The United Nations' World Food Programme (WFP) was this year's proud recipient of the award “for its efforts to combat hunger" among other efforts.

Update:
Nobel Peace Prize 2020: UN World Food Programme, winner of the award
ASHRAF SHAZLYAFP

On Thursday 10 December the 2020 Nobel Peace Prize was awarded to United Nations' World Food Programme (WFP), during a ceremony that was held virtually due to the safety protocols related to the coronavirus pandemic.

Nobel Peace Prize 2020: WFP

In the acceptance speech delivered by the head of the organisation, David Beasley, the threat of starvation of around 270 million people gloablly - the equivalent to the combined populations of Germany, the UK, France and Italy - was highlighted. The WFP has coordinated medical logistics during the covid-19 pandemic and had been announced winner of the award for 2020 back in October.

"Because of so many wars, climate change, the widespread use of hunger as a political and military weapon, and a global health pandemic that makes all of that exponentially worse - 270 million people are marching toward starvation," Beasley said from the WFP headquarters in Rome.

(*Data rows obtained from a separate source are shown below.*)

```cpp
hipError_t launch_jacobi(const DevLayout &L, int nf, int pat, const double *vals, const double *d,
                         double *v, hipStream_t s);
hipError_t launch_sgs(const DevLayout &L, const int *color_ptr_host, int nf, int pat,
                      const double *lv, const double *uv, const double *d, double *v, double *t,
                      hipStream_t s);
hipError_t launch_split(const DevLayout &L, int nf, int pat, int from_k, const double *src,
                        const int *lsrc, long long ln, const int *usrc, long long un, void *lv,
                        void *uv, hipStream_t s, int f32 = 0);
hipError_t launch_expand(const DevLayout &L, int nf, int pat, const double *vals, double *lu,
                         hipStream_t s);
hipError_t launch_ilu0_factor(const DevLayout &L, const int *color_ptr_host, int nf, int pat,
                              double *lu, hipStream_t s);
hipError_t launch_ilu0_factor_fused(const DevLayout &L, const int *color_ptr_host, int nf, int pat,
                                    const double *kvals, const int *rowoff, const int *rowcol,
                                    double *aos, void *lv, void *uv, int f32, hipStream_t s);
hipError_t launch_ilu0_apply(const DevLayout &L, const int *color_ptr_host, int nf, int pat,
                             const void *lv, const void *uv, const double *d, double *v,
                             hipStream_t s, int c_first = 0, const double *add = nullptr,
                             double *out = nullptr, int f32 = 0, float *yf = nullptr,
                             hipEvent_t t0 = nullptr, hipEvent_t t1 = nullptr);
constexpr int kIluFlowMaxStages = 32;
struct IluFlow {
  int nstages = 0, nunits = 0;
  int persistent = 1;
  int unit0[kIluFlowMaxStages + 1] = {};
  int kind[kIluFlowMaxStages] = {};
  int r0[kIluFlowMaxStages] = {}, r1[kIluFlowMaxStages] = {};
  int blk0[kIluFlowMaxStages] = {};
  const int *dep_ptr = nullptr, *dep_list = nullptr;
  unsigned *flags = nullptr;
  unsigned *abort_word = nullptr;
};
hipError_t launch_ilu0_flow(const DevLayout &L, const IluFlow &F, int nf, int pat, const void *lv,
                            const void *uv, const double *d, double *v, hipStream_t s, int f32);
hipError_t launch_update_fwd0(const DevLayout &L, int nf, int pat, int c0_end, const Scalars *S,
                              int which, int first, double *x, const double *yin, double *r,
                              const double *v, double *p, const void *uv, double *yout,
                              double *partials, int *nparts, hipStream_t s, int f32 = 0,
                              const double *rt = nullptr, float *youtf = nullptr);

int blas_nparts(long long n);
hipError_t launch_update_p(long long n, const Scalars *S, const double *r, const double *v,
                           double *p, int first, hipStream_t s);
hipError_t launch_cg_update_p(long long n, const Scalars *S, const double *q, double *p,
                              hipStream_t s);
hipError_t launch_update_xr(long long n, const Scalars *S, int which, double *x, const double *y,
                            double *r, const double *v, const double *rt, double *partials,
                            hipStream_t s, const double *y1 = nullptr);
hipError_t launch_dot(long long n, const double *a, const double *b, int two, double *partials,
                      hipStream_t s);
constexpr int kRedMwDoubles = 1 + 64 * 5;
hipError_t launch_reduce(const double *partials, int nparts, int k, Scalars *S, hipStream_t s,
                         int derive_stage = -1, double *mw = nullptr);
int spmv_parts(int nrows);
hipError_t launch_reduce2(const double *pa, int npa, int ka, const double *pb, int npb, int kb,
                          Scalars *S, hipStream_t s, int derive_stage = -1, double *mw = nullptr);
hipError_t launch_derive(Scalars *S, int stage, hipStream_t s);

hipError_t launch_axpby(long long n, double a, const double *x, double b, const double *y,
                        double *out, hipStream_t s);
hipError_t launch_pack(int n, int nf, const int *idx, const double *x, double *buf, hipStream_t s);
hipError_t launch_gather_ext(int n, int nf, int nv_global, const int *l2g, const double *ext,
                             double *in, hipStream_t s);
hipError_t launch_scatter_ext(int n, int nf, int nv_global, const int *l2g, const double *in,
                              double *ext, hipStream_t s);
hipError_t launch_fd_jacobian(const DevLayout &L, const AsmArgs &aa, int nf, int pat, int ne,
                              const int *etri, const long long *rptr, const int *cdata,
                              double *jel, hipStream_t s);
hipError_t launch_csr_fill(const DevLayout &L, int nf, int pat, const double *vals, long long nnz,
                           const int *src, const unsigned char *vidx, double *out, hipStream_t s);
struct NatSweep {
  int nlev = 0;
  const int *lptr = nullptr;
  const long long *eoff = nullptr;
  const int4 *info = nullptr;
  const int *ecol = nullptr;
};
hipError_t launch_ssor_natural(const NatSweep &fwd, const NatSweep &bwd, const double *val,
                               const double *d, double *v, hipStream_t s);
int ssor_natural_unit_rows();
int ssor_natural_chain_width();
int ssor_natural_chain_history();
int ssor_natural_chain_capacity();
struct NatFlow {
  const int4 *units = nullptr;
  int nunits = 0, nunits_f = 0;
  int tail_f = 0, tail_b = 0;
  int max_width = 0;
  struct Chains {
    int ngroups = 0, wpad = 0;
    const int *gptr = nullptr, *ecode = nullptr;
    const int4 *rec = nullptr;
  } chain_f, chain_b;
  NatSweep fwd, bwd;
  unsigned *abort_word = nullptr;
};
int ssor_natural_flow_resident(const NatFlow &F, unsigned *probe, hipStream_t s);
hipError_t launch_ssor_natural_flow(const NatFlow &F, int n, const double *val, const double *d,
                                    double *vf, double *vb, hipStream_t s);
struct SeqMesh {
  int nv = 0, nt = 0;
  const int *tri = nullptr, *vptr = nullptr, *vinc = nullptr;
  const double *xy = nullptr;
};
struct SeqOp {
  int kind = 0, nf = 1, cyl = 0;
  double pi = 3.1415, l_b = 1, c0 = 0, tau = 1, dt = 0, z = 0;
  const double *phi = nullptr, *cp = nullptr, *cm = nullptr, *x_old = nullptr;
};
hipError_t launch_seq_element(const SeqMesh &M, const SeqOp &P, const double *x, int mode,
                              double *RL, double *RLT, double *RLO, double *JL, double *JLT,
                              const int *bptr, const double *bval, hipStream_t s);
hipError_t launch_seq_residual_gather(const SeqMesh &M, int nf, int has_old, const double *RL,
                                      const double *RLT, const double *RLO,
                                      const unsigned char *mask, double *r, hipStream_t s);
hipError_t launch_seq_jacobian_gather(const SeqMesh &M, int nf, const double *JL,
                                      const double *JLT, const int *rowptr, const int *col,
                                      const unsigned char *mask, double *val, hipStream_t s);
hipError_t launch_seq_spmv(int n, const int *rowptr, const int *col, const double *val,
                           const double *x, double *y, hipStream_t s);
hipError_t launch_seq_dot(int n, const double *a, const double *b, double *out, hipStream_t s);
hipError_t launch_seq_bicg_p(int n, double beta, double omega, double *p, const double *v,
                             const double *r, hipStream_t s);
hipError_t launch_seq_axpy2(int n, double a, double *x, const double *y, double *r,
                            const double *v, hipStream_t s);
hipError_t launch_seq_prec_diag(int n, int jacobi, const double *d, const int *diag,
                                const double *val, double *v, hipStream_t s);
hipError_t launch_seq_axpy(int n, double a, double *x, const double *y, hipStream_t s);
hipError_t launch_seq_aymx(int n, double a, double *x, const double *y, hipStream_t s);
hipError_t launch_seq_cg_p(int n, double beta, double *p, const double *q, hipStream_t s);

struct GmresState;
int gmres_nparts(long long n);
hipError_t launch_gmres_orth(int mode, GmresState *S, double *V, long long ld, long long n,
                             double *part, int nps, int jmax, hipStream_t s);
hipError_t launch_gmres_hess(GmresState *S, double *hist, double *V, long long ld, long long n,
                             hipStream_t s);
// ... 34 lines not shown
```

### dune-pnp_amd/python/pnp_amd/__init__.py

```python
from __future__ import annotations

import ctypes as C
import os
from dataclasses import dataclass

import numpy as np

HERE = os.path.dirname(os.path.abspath(__file__))
PKG_ROOT = os.path.dirname(os.path.dirname(HERE))
REPO_ROOT = os.path.dirname(PKG_ROOT)
LIB_PATH = os.environ.get("PNP_AMD_LIB") or os.path.join(PKG_ROOT, "libpnp_amd.so")
HEADER = os.path.join(REPO_ROOT, "include", "pnp_capi.h")

OK, E_ARG, E_HIP, E_RCCL, E_BREAKDOWN, E_NOT_CONVERGED, E_IO, E_MESH, E_STATE = \
    0, -1, -2, -3, -4, -5, -6, -7, -8
OP_PNP, OP_PNP_IMPLICIT_EULER, OP_PB, OP_DIFF, OP_DIFF_IMPLICIT_EULER, OP_POISSON = range(6)
PREC_NONE, PREC_SSOR, PREC_ILU0, PREC_JACOBI, PREC_AMG, PREC_SSOR_NATURAL = range(6)
METHOD_BICGSTAB, METHOD_CG, METHOD_GMRES, METHOD_FGMRES = 0, 1, 2, 3
(OPT_ILU_F32, OPT_ILU_FUSED_FACTOR, OPT_JAC_FD, OPT_BICG_TWORED, OPT_AMG_FALLBACK,
 OPT_GRAPH, OPT_SEQ_ORDER, OPT_ILU_FLOW, OPT_NAT_FLOW, OPT_ILU_RETRY,
 OPT_GMRES_RESTART, OPT_MATRIX_FREE, OPT_ASM_REUSE_CONST) = (1, 2, 3, 4, 5, 6, 7, 8, 9, 10, 11,
                                                             12, 13)
DEVICE_PTRS, JAC_FD = 1, 2
CREATE_ABSORB_THIN_COLOR = 1
PREC_BY_NAME = {"none": PREC_NONE, "nonprec": PREC_NONE, "ssor": PREC_SSOR, "ilu0": PREC_ILU0,
                "jacobi": PREC_JACOBI, "amg": PREC_AMG, "ssor_natural": PREC_SSOR_NATURAL}
MAX_SURFACES = 64


class PnpError(RuntimeError):
    def __init__(self, code, msg):
        super().__init__(f"pnp error {code}: {msg}")
        self.code = code


class _Mesh(C.Structure):
    _fields_ = [("nv", C.c_int32), ("coords", C.c_void_p), ("nt", C.c_int32),
                ("tri", C.c_void_p), ("nbseg", C.c_int32), ("bseg", C.c_void_p),
                ("bseg_group", C.c_void_p)]


class _Surface(C.Structure):
    _fields_ = [("coulomb_btype", C.c_int32), ("coulomb_flux", C.c_double),
                ("coulomb_potential", C.c_double), ("plus_btype", C.c_int32),
                ("plus_flux", C.c_double), ("plus_concentration", C.c_double),
                ("minus_btype", C.c_int32), ("minus_flux", C.c_double),
                ("minus_concentration", C.c_double)]


class _Params(C.Structure):
    _fields_ = [("l_b", C.c_double), ("c0", C.c_double), ("tau", C.c_double), ("pi", C.c_double),
                ("cylindrical", C.c_int32), ("n_surfaces", C.c_int32), ("surfaces", C.c_void_p)]


class _Config(C.Structure):
    _fields_ = [("meshfile", C.c_char * 1024), ("n_surfaces", C.c_int32),
                ("verbosity", C.c_int32), ("cylindrical", C.c_int32),
                ("linear_solver_iterations", C.c_int32), ("l_b", C.c_double),
                ("newton_reassemble_threshold", C.c_double), ("newton_reduction", C.c_double),
                ("newton_min_linear_reduction", C.c_double), ("newton_max_iterations", C.c_int32),
                ("newton_line_search_max_iteration", C.c_int32), ("c0", C.c_double),
                ("tau", C.c_double), ("output_freq", C.c_int32), ("n_steps", C.c_int32),
                ("potential_update_freq", C.c_int32), ("surfaces", _Surface * MAX_SURFACES),
                ("defaulted", C.c_uint32)]


_EXCHANGE_FN = C.CFUNCTYPE(C.c_int32, C.c_void_p, C.c_int32, C.POINTER(C.c_int32),
                           C.POINTER(C.c_double), C.POINTER(C.c_int64), C.POINTER(C.c_int64),
                           C.POINTER(C.c_double), C.POINTER(C.c_int64), C.POINTER(C.c_int64))
_ALLREDUCE_FN = C.CFUNCTYPE(C.c_int32, C.c_void_p, C.POINTER(C.c_double), C.c_int32)


class _HostTransport(C.Structure):
    _fields_ = [("user", C.c_void_p), ("exchange", _EXCHANGE_FN),
                ("allreduce_sum", _ALLREDUCE_FN)]


class _Comm(C.Structure):
    _fields_ = [("rank", C.c_int32), ("size", C.c_int32), ("rccl_unique_id", C.c_void_p),
                ("local_group", C.c_char_p), ("host", C.POINTER(_HostTransport))]


class TorchDistTransport:

    def __init__(self, dist=None):
        import torch
        if dist is None:
            import torch.distributed as dist
        self.dist, self.torch = dist, torch
        self.calls = {"exchange": 0, "allreduce": 0}

    def exchange(self, peers, sends, rcounts):
        self.calls["exchange"] += 1
        reqs, outs = [], []
        for q, peer in enumerate(peers):
            buf = self.torch.empty(int(rcounts[q]), dtype=self.torch.float64)
            outs.append(buf)
            if len(sends[q]):
                reqs.append(self.dist.isend(self.torch.from_numpy(sends[q]), peer))
            if rcounts[q]:
                reqs.append(self.dist.irecv(buf, peer))
        for r in reqs:
            r.wait()
        return [o.numpy() for o in outs]

    def allreduce_sum(self, buf):
        self.calls["allreduce"] += 1
        self.dist.all_reduce(self.torch.from_numpy(buf))


def _host_transport(obj):
    def exchange(_u, nq, nbr, sbuf, soff, scnt, rbuf, roff, rcnt):
        try:
            peers = [nbr[q] for q in range(nq)]
            sends = [np.ctypeslib.as_array(sbuf, shape=(max(1, soff[q] + scnt[q]),))
                     [soff[q]:soff[q] + scnt[q]].copy() for q in range(nq)]
            got = obj.exchange(peers, sends, [rcnt[q] for q in range(nq)])
            for q in range(nq):
                if rcnt[q]:
                    dst = np.ctypeslib.as_array(rbuf, shape=(roff[q] + rcnt[q],))
                    dst[roff[q]:roff[q] + rcnt[q]] = got[q]
            return 0
        except Exception:
            import traceback
            traceback.print_exc()
            return 1

    def allreduce(_u, buf, k):
        try:
            obj.allreduce_sum(np.ctypeslib.as_array(buf, shape=(k,)))
            return 0
        except Exception:
            import traceback
            traceback.print_exc()
            return 1
    fx, fa = _EXCHANGE_FN(exchange), _ALLREDUCE_FN(allreduce)
    return _HostTransport(None, fx, fa), (fx, fa)
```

Bigger threat than covid-19

"Failure to address their needs will cause a hunger pandemic which will dwarf the impact of covid. And if that's not bad enough, out of that 270 million, 30 million depend on us 100% for their survival," he added.

Instead of the usual ceremony at the Oslo City Hall before dignitaries including Norway's King Harald, WFP officials stayed in Rome due to the coronavirus pandemic. They are, however, expected to travel to Oslo at a later stage to deliver the traditional Nobel lecture.

The remaining Nobel awards - for medicine, physics, chemistry, literature and economics - which are traditionally handed out in Stockholm - have also been moved online. The ceremonies are held every year on 10 December, the anniversary of the death of Swedish industrialist Alfred Nobel, who founded the awards in his 1895 will.

All Nobel Peace Prize winners

Since it was first introduced, the Nobel Peace Prize has been won by 98 individuals and 20 organisations, Thursday seeing the latest of those:

The Nobel Peace Prize 2020

World Food Programme (WFP) “for its efforts to combat hunger, for its contribution to bettering conditions for peace in conflict-affected areas and for acting as a driving force in efforts to prevent the use of hunger as a weapon of war and conflict”

The Nobel Peace Prize 2019

Abiy Ahmed Ali “for his efforts to achieve peace and international cooperation, and in particular for his decisive initiative to resolve the border conflict with neighbouring Eritrea”

The Nobel Peace Prize 2018

Denis Mukwege and Nadia Murad “for their efforts to end the use of sexual violence as a weapon of war and armed conflict”

The Nobel Peace Prize 2017

International Campaign to Abolish Nuclear Weapons (ICAN) “for its work to draw attention to the catastrophic humanitarian consequences of any use of nuclear weapons and for its ground-breaking efforts to achieve a treaty-based prohibition of such weapons”

The Nobel Peace Prize 2016

Juan Manuel Santos “for his resolute efforts to bring the country’s more than 50-year-long civil war to an end”

The Nobel Peace Prize 2015

National Dialogue Quartet “for its decisive contribution to the building of a pluralistic democracy in Tunisia in the wake of the Jasmine Revolution of 2011”

The Nobel Peace Prize 2014

Kailash Satyarthi and Malala Yousafzai “for their struggle against the suppression of children and young people and for the right of all children to education”

The Nobel Peace Prize 2013

Organisation for the Prohibition of Chemical Weapons (OPCW) “for its extensive efforts to eliminate chemical weapons”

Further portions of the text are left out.